How Do SaaS Companies Perform in a Recession?
September 10, 2018
The bull market of the 2010s is one of the longest in post-World War II history. When the expansion started in mid-2009, two-thirds of the ~950 SaaS companies that responded to our recent survey had yet to be founded, and it’s likely that many of those that were, weren’t true SaaS solutions at the time. It’s been a long expansion cycle, and SaaS isn’t that old.
While predicting the start of the next recession is impossible, we know there will eventually be one. To enhance our understanding of the SaaS business model and better prepare ourselves and our portfolio companies for an eventual economic downturn, we wanted to learn how software-as-a-service companies performed through the previous recession.
There were 17 public SaaS companies prior to the start of the Great Recession. One of those companies, Omniture, was acquired by Adobe in 2009, but the other 16 all remained in business and independent through the downturn and into the recovery.
We gathered quarterly revenue and operating expense data on those companies for 2006 through 2011. This time period provides performance trends for a couple of years prior to the mid-2008 crash, through the recession, and then a couple of years into the expansion.
(See below to download an Excel workbook of the raw data we compiled from SEC filings and used for this analysis.)
Looking at the data, the first thing we notice is how much of an outlier Salesforce was (and, really, still is). We included its data in the analyses below and in the downloadable dataset but excluded it from the two charts to the right, as it is about 10x the size of the other 15 companies.
The chart above shows the quarterly revenue for the other 15 public SaaS companies from 2006 through 2011. (We shaded the Great Recession gray in the charts for context.)
The bottom below shows the operating income or loss, excluding large non-cash goodwill expenses, for the same companies and period.
There are some interesting anecdotes to see in the charts above, but it is hard, particularly in the second, to see the overarching trends. Below is a chart of the aggregated average annual growth rate and average quarterly income or loss as a percent of revenue for the 16 companies.
The takeaways from the data and charts are:
Overall: The SaaS model is resilient to economic downturns. No company became insolvent or declared bankruptcy, and actually, over 80% of the companies continued to grow through the recession and were able to achieve profitability in fairly short order.
Growth: The decline in growth rates was substantial, from 40% on average just prior to the recession, to 10% by the time it ended. Some of this decline follows the natural growth curve of a maturing SaaS business, however, the recession essentially put a kink in that curve which then rebounded to a more normal level of 30% a few years after the recession ended.

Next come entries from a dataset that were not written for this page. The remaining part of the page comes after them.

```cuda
__global__ void __launch_bounds__(kWfThreads)
k_tile_prefix(const ChainJob *__restrict__ jobs, const int *__restrict__ tile_cnt, int *__restrict__ tile_base,
              int *__restrict__ n_flagged) {
    __shared__ int s_warp[kWfThreads / 32];
    const ChainJob job = jobs[blockIdx.x];
    const int n_tiles = (int)((job.n + kWfTile - 1) / kWfTile);
    const int t = threadIdx.x, lane = t & 31, wid = t >> 5;
    int carry = 0;
    for (int j0 = 0; j0 < n_tiles; j0 += kWfThreads) {
        const int j = j0 + t;
        const int c = j < n_tiles ? tile_cnt[job.tile0 + j] : 0;
        int incl = c;
#pragma unroll
        for (int d = 1; d < 32; d <<= 1) {
            const int v = __shfl_up_sync(kFull, incl, d);
            if (lane >= d) incl += v;
        }
        if (lane == 31) s_warp[wid] = incl;
        __syncthreads();
        int base = carry, total = 0;
#pragma unroll
        for (int q = 0; q < kWfThreads / 32; ++q) {
            if (q < wid) base += s_warp[q];
            total += s_warp[q];
        }
        if (j < n_tiles) tile_base[job.tile0 + j] = base + incl - c;
        carry += total;
        __syncthreads();
    }
    if (t == 0) n_flagged[blockIdx.x] = carry;
}

__global__ void __launch_bounds__(kWfThreads)
k_compact(const WfJob *__restrict__ jobs, int n_tiles, const uint16_t *__restrict__ rms, const int *__restrict__ tile_cnt,
          const int *__restrict__ tile_base, uint16_t *__restrict__ list, GrpRec *__restrict__ grp) {
    const int lane = threadIdx.x & 31;
    const int tile = blockIdx.x * (kWfThreads / 32) + (threadIdx.x >> 5);
    if (tile >= n_tiles) return;
    const WfJob job = jobs[tile];
    const int cnt = tile_cnt[tile], base = tile_base[tile];
    if (base) {
        const int64_t frames = min((int64_t)kWfTile, job.n - job.tile_begin);
        const int ng = (int)((frames + 31) >> 5);
        GrpRec *gr = grp + job.grp_begin + (job.tile_begin >> 5);
        for (int g = lane; g < ng; g += 32) gr[g].base += (uint32_t)base;
    }
    const uint16_t *rp = rms + job.plane_off + job.tile_begin;
    uint16_t *lp = list + job.plane_off + base;
    for (int j = lane; j < cnt; j += 32) lp[j] = rp[j];
}


__device__ __forceinline__ void list_entries(AttEntry *e, const AttEntry *tbl, const RmsBlk &q) {
#pragma unroll
    for (int k = 0; k < 8; ++k) {
        const unsigned r = (q.w[k >> 1] >> ((k & 1) * 16)) & 0xffffu;
        asm("ld.global.nc.v4.f64 {%0,%1,%2,%3}, [%4];" : "=d"(e[k].m), "=d"(e[k].inc), "=d"(e[k].dec), "=d"(e[k].tau) : "l"(tbl + r));
    }
}

struct SegSum {
    long long margin;
    long long at_p;
    long long lo, hi;
    int64_t p;
    int exp0;
    bool open;
    bool ok;
};

__device__ __forceinline__ void segsum_begin(SegSum &u, double start) {
    u.margin = 0x7fffffffffffffffLL; u.at_p = 0; u.lo = 0; u.hi = -1; u.p = 0;
    u.exp0 = (int)(__double_as_longlong(start) >> 52);
    u.open = true; u.ok = u.exp0 > 0;
}

template <bool DUAL>
__device__ __forceinline__ bool list_step8(const AttEntry *e, double *al, int64_t i, int64_t lim, bool avec, double &a, double &b,
                                           SegSum &u, double &max_m, double &sum_dec) {
    double o[8];
#pragma unroll
    for (int k = 0; k < 8; ++k) {
        if (!DUAL) { max_m = fmax(max_m, e[k].m); sum_dec += e[k].dec; }
        if (DUAL && u.open && i + k < lim) {
            const long long ib = __double_as_longlong(b), im = __double_as_longlong(e[k].m);
            if (ib > im) {
                u.margin = min(u.margin, ib - im);
                const long long id = __double_as_longlong(e[k].dec);
                if (id != 0) {
                    const int ed = (int)(id >> 52);
                    const long long mant = (id & 0xfffffffffffffLL) | (ed ? (1LL << 52) : 0LL);
                    if ((ed ? ed : 1) + (__ffsll(mant) - 1) == u.exp0 - 1) u.ok = false;
                }
                ++u.p;
            } else {
                u.open = false;
                u.at_p = ib; u.lo = __double_as_longlong(e[k].tau); u.hi = im;
                if ((int)(ib >> 52) != u.exp0) u.ok = false;
            }
        }
        b = att_update(b, e[k].m, e[k].inc, e[k].dec, e[k].tau);
        if (DUAL) a = att_update(a, e[k].m, e[k].inc, e[k].dec, e[k].tau);
        o[k] = b;
    }
    if (avec && i + 8 <= lim) {
        double2 *d = reinterpret_cast<double2 *>(al + i);
        d[0] = make_double2(o[0], o[1]); d[1] = make_double2(o[2], o[3]);
        d[2] = make_double2(o[4], o[5]); d[3] = make_double2(o[6], o[7]);
    } else {
#pragma unroll
        for (int k = 0; k < 8; ++k)
            if (i + k < lim) al[i + k] = o[k];
    }
    return DUAL && __double_as_longlong(a) == __double_as_longlong(b);
}

template <bool DUAL>
__device__ __forceinline__ bool list_walk(const uint16_t *lp, const AttEntry *tbl, double *al, int64_t b0, int64_t b1, bool vec,
                                          bool avec, double a, double &b, SegSum &u, double &max_m, double &sum_dec) {
    if (b0 >= b1) return false;
    RmsBlk r0 = list_load(lp, b0, b1, vec), r1 = list_load(lp, b0 + 8, b1, vec);
    AttEntry ea[8], eb[8];
    list_entries(ea, tbl, r0);
    for (int64_t i = b0; i < b1; i += 16) {
        r0 = list_load(lp, i + 16, b1, vec);
// ... 867 lines not shown
```

Measured before the change: 929,600.

## Rewrite window-flag kernel as four-lane per-tile sequential walk

The window-flag kernel used to give each tile a full block of kWfThreads threads, with block-wide scans through shared memory and __syncthreads. It now gives each tile a quad of four lanes that walk the tile in 32-frame groups, using quad shuffles for the scans and prefetching the next groups with 256-bit non-coherent loads where alignment allows. The integer sqrt seed now uses sqrt.approx and is still corrected exactly afterwards. The aim is to drop the block-level synchronisation and shared-memory overhead and to cut thread count per tile, at the cost of much less parallelism per tile and a longer serial walk.

After: 948,400, median of 6. 2.0% higher.

```diff
diff --git a/audio_mastering_engine_b200/csrc/ame.cu b/audio_mastering_engine_b200/csrc/ame.cu
--- a/audio_mastering_engine_b200/csrc/ame.cu
+++ b/audio_mastering_engine_b200/csrc/ame.cu
@@ -290,7 +290,7 @@
     if (!w.chain.n) return AME_OK;
     t_begin(p, S_FLAG, s);
     int *tile_base = b.tile_cnt + std::max(p->slot_tiles, 1);
-    k_window_flag<<<w.wf.n, kWfThreads, 0, s>>>(p->d_wf_jobs + w.wf.lo, b.bands, b.rms, b.tile_cnt, b.grp);
+    k_window_flag<<<(4 * w.wf.n + kWfBlock - 1) / kWfBlock, kWfBlock, 0, s>>>(p->d_wf_jobs + w.wf.lo, w.wf.n, b.bands, b.rms, b.tile_cnt, b.grp);
     LAUNCH_CHECK(p);
     k_tile_prefix<<<w.chain.n, kWfThreads, 0, s>>>(p->d_chain_jobs + w.chain.lo, b.tile_cnt, tile_base, b.n_flagged);
     LAUNCH_CHECK(p);
diff --git a/audio_mastering_engine_b200/csrc/ame_kernels.cuh b/audio_mastering_engine_b200/csrc/ame_kernels.cuh
--- a/audio_mastering_engine_b200/csrc/ame_kernels.cuh
+++ b/audio_mastering_engine_b200/csrc/ame_kernels.cuh
@@ -320,123 +320,160 @@
     return (unsigned)(l * l) + (unsigned)(r * r);
 }
 
-__device__ __forceinline__ void load8(const uint32_t *__restrict__ p, int64_t idx, int64_t lo, int64_t hi, uint32_t *w) {
-    if (idx >= lo && idx + 8 <= hi && ((reinterpret_cast<uintptr_t>(p + idx) & 15) == 0)) {
-        const uint4 a = __ldg(reinterpret_cast<const uint4 *>(p + idx));
-        const uint4 b = __ldg(reinterpret_cast<const uint4 *>(p + idx) + 1);
-        w[0] = a.x; w[1] = a.y; w[2] = a.z; w[3] = a.w; w[4] = b.x; w[5] = b.y; w[6] = b.z; w[7] = b.w;
-    } else {
-#pragma unroll
-        for (int k = 0; k < 8; ++k) w[k] = (idx + k >= lo && idx + k < hi) ? __ldg(p + idx + k) : 0u;
-    }
-}
-
 __device__ __forceinline__ unsigned isqrt_ratio(unsigned long long s, unsigned n) {
-    unsigned r = (unsigned)__fsqrt_rn(__fdividef((float)s, (float)n));
+    float q;
+    asm("sqrt.approx.f32 %0, %1;" : "=f"(q) : "f"(__fdividef((float)s, (float)n)));
+    unsigned r = (unsigned)q;
     if ((unsigned long long)r * r * n > s) --r;
     else if ((unsigned long long)(r + 1) * (r + 1) * n <= s) ++r;
     return r;
 }
 
-__global__ void __launch_bounds__(kWfThreads)
-k_window_flag(const WfJob *__restrict__ jobs, const int16_t *__restrict__ bands, uint16_t *__restrict__ rms,
+constexpr int kWfBlock = 128;
+
+struct WfState {
+    unsigned long long s;
+    unsigned m;
+    int cnt, base;
+};
+
+__device__ __forceinline__ void wf_walk_frames(const uint32_t *__restrict__ bp, uint16_t *__restrict__ dp, GrpRec *__restrict__ gp,
+                                               int64_t a, int64_t b, int64_t t0, int64_t te, int look,
+                                               unsigned long long thr2, bool never, WfState &st) {
+    for (int64_t i = a; i < b; ++i) {
+        const unsigned e = energy_of(__ldg(bp + i));
+        const unsigned eo = i >= look ? energy_of(__ldg(bp + i - look)) : 0u;
+        const int64_t nfr = i < look ? i : look;
+        if (!never && nfr > 0 && st.s >= thr2 * (unsigned long long)(2 * nfr)) {
+            dp[st.cnt++] = (uint16_t)isqrt_ratio(st.s, (unsigned)(2 * nfr));
+            st.m |= 1u << (i & 31);
+        }
+        st.s = st.s + e - eo;
+        if ((i & 31) == 31 || i + 1 == te) {
+            gp[(i - t0) >> 5] = GrpRec{st.m, (uint32_t)st.base};
+            st.base = st.cnt;
+            st.m = 0;
+        }
+    }
+}
+
+struct Frames8 { uint32_t w[8]; };
+
+template <bool WIDE>
+__device__ __forceinline__ Frames8 wf_load(const uint32_t *p) {
+    Frames8 f;
+    if (WIDE) {
+        asm("ld.global.nc.v8.u32 {%0,%1,%2,%3,%4,%5,%6,%7}, [%8];"
+            : "=r"(f.w[0]), "=r"(f.w[1]), "=r"(f.w[2]), "=r"(f.w[3]), "=r"(f.w[4]), "=r"(f.w[5]), "=r"(f.w[6]), "=r"(f.w[7])
+            : "l"(p));
+    } else {
+        const uint4 a = ldg16(reinterpret_cast<const uint4 *>(p)), b = ldg16(reinterpret_cast<const uint4 *>(p) + 1);
+        f.w[0] = a.x; f.w[1] = a.y; f.w[2] = a.z; f.w[3] = a.w; f.w[4] = b.x; f.w[5] = b.y; f.w[6] = b.z; f.w[7] = b.w;
+    }
+    return f;
+}
+
+template <bool WM, bool WO>
+__device__ __forceinline__ void wf_walk_groups(const uint32_t *__restrict__ p, const uint32_t *__restrict__ po,
+                                               uint16_t *__restrict__ dp, GrpRec *__restrict__ gq, int n_grp, int look,
+                                               unsigned long long bound, int q, unsigned qm, WfState &st) {
+    long long d = (long long)(st.s - bound);
+    const uint32_t *pl = p + 8 * q, *pol = po + 8 * q;
+    Frames8 c = wf_load<WM>(pl), n = wf_load<WM>(pl + 32 * min(1, n_grp - 1)), co = wf_load<WO>(pol);
+    for (int g = 0; g < n_grp; ++g) {
+        const int gn = min(g + 2, n_grp - 1), go = min(g + 1, n_grp - 1);
+        const Frames8 nn = wf_load<WM>(pl + 32 * gn), no = wf_load<WO>(pol + 32 * go);
+        long long df[8], sum = 0;
+#pragma unroll
+        for (int k = 0; k < 8; ++k) { df[k] = (long long)energy_of(c.w[k]) - (long long)energy_of(co.w[k]); sum += df[k]; }
+        long long incl = sum, v;
+        v = __shfl_up_sync(qm, incl, 1, 4); if (q >= 1) incl += v;
+        v = __shfl_up_sync(qm, incl, 2, 4); if (q >= 2) incl += v;
+        long long e = d + incl - sum;
+        const long long e0 = e;
+        unsigned m8 = 0;
+#pragma unroll
+        for (int k = 0; k < 8; ++k) { m8 |= (e >= 0 ? 1u : 0u) << k; e += df[k]; }
+        d += __shfl_sync(qm, incl, 3, 4);
+        const int cn = __popc(m8);
+        int ci = cn, w;
+        w = __shfl_up_sync(qm, ci, 1, 4); if (q >= 1) ci += w;
+        w = __shfl_up_sync(qm, ci, 2, 4); if (q >= 2) ci += w;
+        if (m8) {
+            int r = st.cnt + ci - cn;
+            e = e0;
+#pragma unroll
+            for (int k = 0; k < 8; ++k) {
+                if (m8 & (1u << k)) dp[r++] = (uint16_t)isqrt_ratio((unsigned long long)e + bound, (unsigned)(2 * look));
+                e += df[k];
+            }
+        }
+        unsigned m = m8 << (8 * q);
+        m |= __shfl_xor_sync(qm, m, 1, 4);
+        m |= __shfl_xor_sync(qm, m, 2, 4);
+        if (q == 0) gq[g] = GrpRec{m, (uint32_t)st.cnt};
+        st.cnt += __shfl_sync(qm, ci, 3, 4);
+        c = n; n = nn; co = no;
+    }
+    st.s = (unsigned long long)d + bound;
+    st.base = st.cnt;
+}
+
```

Profits: The impact of the recession on the bottom line is less clear. These companies were generally trending toward breakeven prior to the recession and continued on that path during the recession. It is important to note, however, that most of these businesses had relatively recently completed their IPO and had strong cash positions. They could generally afford to grow their way into profitability as opposed to cutting staff.
Growth and Profits: Slower growth companies were generally closer to breakeven before the recession, and transitioned to positive territory more quickly when it hit. They also remained profitable after the recession. Higher growth companies took longer to transition to breakeven, and they also quickly transitioned back into a burn position soon after the recession ended. This behavior seems to be a real-world manifestation of the Rule of 40 hypothesis that you either need to be growing quickly or making money.
Cyclicality: Of the three public SaaS companies that actually shrank in the recession, one sold exclusively to auto dealers, one was a recruiting application, and one was an advertising platform. It’s clear the SaaS business model will not completely insulate businesses that have a cyclical product or who sell into highly cyclical industries. Cyclical sensitivity is a double-edged sword, however, as on average the three companies that shrank during the recession were growing faster than the other 13 companies and were already profitable before the economic downturn. Further, their growth rates recovered faster and to a larger extent.
Our Results: SaaS Capital was founded in 2007 and funded three companies prior to the recession. These companies behaved in a manner consistent with those in the public market. If they were low on cash, they transitioned to cash-flow positive quickly, and if not, they did so more gradually while maintaining a higher growth rate. Also, what they sold, and to whom, mattered greatly relative to the impact of the macro-economic slowdown.
A recession will slow the growth of an “average” SaaS company substantially. In the 2008 recession, the growth rate for arguably the best SaaS companies in the world (by virtue of them being public) fell from 40% to 10%.
While the SaaS business model insulates companies from wild swings in revenue and profits, it does not make them immune, and cyclicality will negatively impact those SaaS companies with natural ties to cyclical industries or cyclical business functions.
Lastly, as evidenced by the performance of Salesforce, SuccessFactors, NetSuite and several of our portfolio companies during the Great Recession, well-performing companies can excel regardless of economic climate.
From an operator and investor perspective, it will be important for companies to anticipate the likely impact a recession will have on their specific business and to be in a position to move quickly and intentionally when one occurs. As was shown in the data here, the SaaS business model is resilient, but not bulletproof.